He died in 1532, leaving Maria della Rovere a widow. She was the niece of Julius II., and bore Sinibaldo a numerous family. He was buried, wrapped in silk cloth of gold, in the vault of his fathers, in our cathedral, and Ugo Partenopeo pronounced his funeral oration.

The eldest son of Sinibaldo was that Gianluigi, whose career we are about to describe. But in order to pronounce a just opinion of his actual character, we believe it important to speak at some length of the condition of Italy and the Republic of Genoa when he appeared on the political stage. A great man is, in our opinion, the expression of a social want; he embodies and expresses the ideas of the times wherein he is born, and therefore is a compendious symbol of the people among whom he lives.


[CHAPTER II.]

THE ITALIAN STATES IN THE SIXTEENTH CENTURY.

Leo X., and his false glories—Desperate condition of the Italian states in the sixteenth century—Their aversion to the Austrian power—The Sack of Rome—Wars and Plagues—Charles V. and Francis I.—The Despotism of Christian powers causes Italian powers to desire the yoke of the Turks—The Papal theocracy renews with the empire the compact of Charlemagne.

The age of Leo X., in painting whose meretricious splendours, our historians have rivalled each other, was one of the most unfortunate in the history of Italy. Let others call the age of Valentine and Charles V. the age of gold; Raphael, Titian, and Michael Angelo cannot make us forget Leyva, Baglioni, and the barbarians who overran Italy, bringing in plague, famine, and intestine war. Swiss and French in Lombardy, French and Spaniards in Naples, Swiss and Germans in Venetia rendered every region desolate and every government despotic. Julius II. spoke falsehood when he boasted that he had expelled the Ultramontanes from Italian soil; he merely drove out one foreigner by the help of another, and the last invaders filled the people with desperate longing for the old oppressors. After his death the Papal dignity was conferred on Leo de’ Medici, whose name has a false lustre in letters and arts.

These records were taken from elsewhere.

template <int N> constexpr size_t zpass_c1_lds_bytes() { return sizeof(c32) * fft_lds_elems<N, 1>() + sizeof(float) * N; }
template <int N, int T, bool FAST> constexpr int zpass_c1_min_waves() { return T == N / 16 ? 3 : (FAST ? 6 : 5); }
template <int N, int T, class P, bool ZNT = false, bool Z16 = false, bool FAST = true, bool ZWT = false>
__global__ void __launch_bounds__(T, (zpass_c1_min_waves<N, T, FAST>())) k_zpass_c1(const FrameArgs a)
{
    extern __shared__ __attribute__((aligned(16))) unsigned char smem[];
    c32* fbuf = reinterpret_cast<c32*>(smem);
    float* sp = reinterpret_cast<float*>(fbuf + fft_lds_elems<N, 1>());
    float* raw = reinterpret_cast<float*>(fbuf);
    const int tid = threadIdx.x;
    const int tile = blockIdx.y;
#ifdef OCEAN_CLOCKPROBE
    ClockProbe clock_probe_(a.frame_seq);
#endif
    start_ramp_wait(a.start_ramp, blockIdx.x, gridDim.x);
    TwiddleRegs<N, 1, T, P> twr;
    twr.load(a.tw, tid);
#ifdef OCEAN_DEVELOPER
    const int bxr = (blockIdx.x % 8 == 0 || a.xcd_rot == 0) ? (int)blockIdx.x : (int)(blockIdx.x / 8 * 8 + 1 + (blockIdx.x % 8 - 1 + a.xcd_rot) % 7);
    const int nb = xcd_swizzle(bxr, N / 2 + 1);
#else
    const int nb = xcd_swizzle((int)blockIdx.x, N / 2 + 1);
#endif
    const float t = a.t + (a.toff ? a.toff[tile] : 0.0f);
    const float* __restrict__ k1 = a.k1d + (size_t)tile * N;
    const bool col0 = (nb == 0);
    const float h16s = a.h0h ? a.h0_inv_scale[tile] : 1.0f;
    const float base = a.omega_q ? a.base_freq[tile] : 0.0f;
    spectrum_form<FAST>(a, [&](auto h16, auto w16) {
        constexpr bool H16 = decltype(h16)::value, W16 = decltype(w16)::value;
        constexpr int PAIRS = N / 2;
        constexpr int P1 = (PAIRS + T - 1) / T;
        constexpr int PB = P1 > 4 ? 4 : P1;
        static_assert(P1 % PB == 0 && PAIRS % T == 0, "phase-1 batches");
#pragma unroll 1
        for (int ub = 0; ub < P1; ub += PB) {
            float4 ha[PB];
            float2 hb0[PB], hb1[PB], wv[PB];
#pragma unroll
            for (int u = 0; u < PB; ++u)
                zpass_load_pair<N, H16, W16, ZNT>(a, tile, nb, 2 * (tid + (ub + u) * T), h16s, base, ha[u], hb0[u], hb1[u], wv[u]);
#pragma unroll
            for (int u = 0; u < PB; ++u) {
                const int n = 2 * (tid + (ub + u) * T);
                float a0, b0, a1, b1;
                animate_with_mirror(make_float2(ha[u].x, ha[u].y), hb0[u], wv[u].x, t, a0, b0);
                animate_with_mirror(make_float2(ha[u].z, ha[u].w), hb1[u], wv[u].y, t, a1, b1);
                *reinterpret_cast<float2*>(sp + n) = col0 ? make_float2(a0, a1) : make_float2(0.5f * (a0 + b0), 0.5f * (a1 + b1));
                if (n == 0) raw[0] = 0.5f * (a0 - b0);
            }
        }
    });
    if (blockIdx.x == 0 && tid == 0 && (a.zmask & 8)) {
        a.minmax[2 * tile + 0] = float_key(3.402823466e+38f);
        a.minmax[2 * tile + 1] = float_key(1.175494351e-38f);
        a.hdone[tile] = 0u;
    }
    float kzr[P::r[0]];
#pragma unroll
    for (int i = 0; i < P::r[0]; ++i) kzr[i] = k1[tid + i * (N / P::r[0])];
    __syncthreads();
    const float sm0 = raw[0];
    static_assert(!ZWT || (!ZNT && !Z16), "write-through is a policy of the plain fp32 intermediates");
    if (col0) zpass_single_transforms<N, T, P, true, ZNT, Z16, ZWT>(a, fbuf, sp, kzr, twr, k1[nb], sm0, tid, tile, nb);
    else zpass_single_transforms<N, T, P, false, ZNT, Z16, ZWT>(a, fbuf, sp, kzr, twr, k1[nb], sm0, tid, tile, nb);
#ifdef OCEAN_CLOCKPROBE
    clock_probe_.end();
#endif
}
template <int N> constexpr bool zpass_has_c1() { return N >= 1024; }
template <int N> inline bool zpass_c1_pays(bool nt_inter, unsigned tiles)
{
    if (N == 4096) return true;
    if (nt_inter) return false;
    return N == 2048 || tiles >= 2;
}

It was a grave delusion or a sychophantic flattery to attribute to him the impulse that revived liberal studies. The great intellects who flourished under his pontificate had risen to fame before his time. He covered them with wealth and honours out of no sympathy with their pursuits, but to emasculate their independent spirits and stifle the groans of the nation in whose bosom the spirit of independence began to react under the hammer of incessant misfortune.

The manners of Leo were wholly corrupt and his religion atheism. The Lutheran doctrines which spread in his time owed their success to the trade in indulgences, the profits of which he conferred before collection upon his sister Magdalene Cybo, to repay her family for the princely receptions they gave him in Genoa.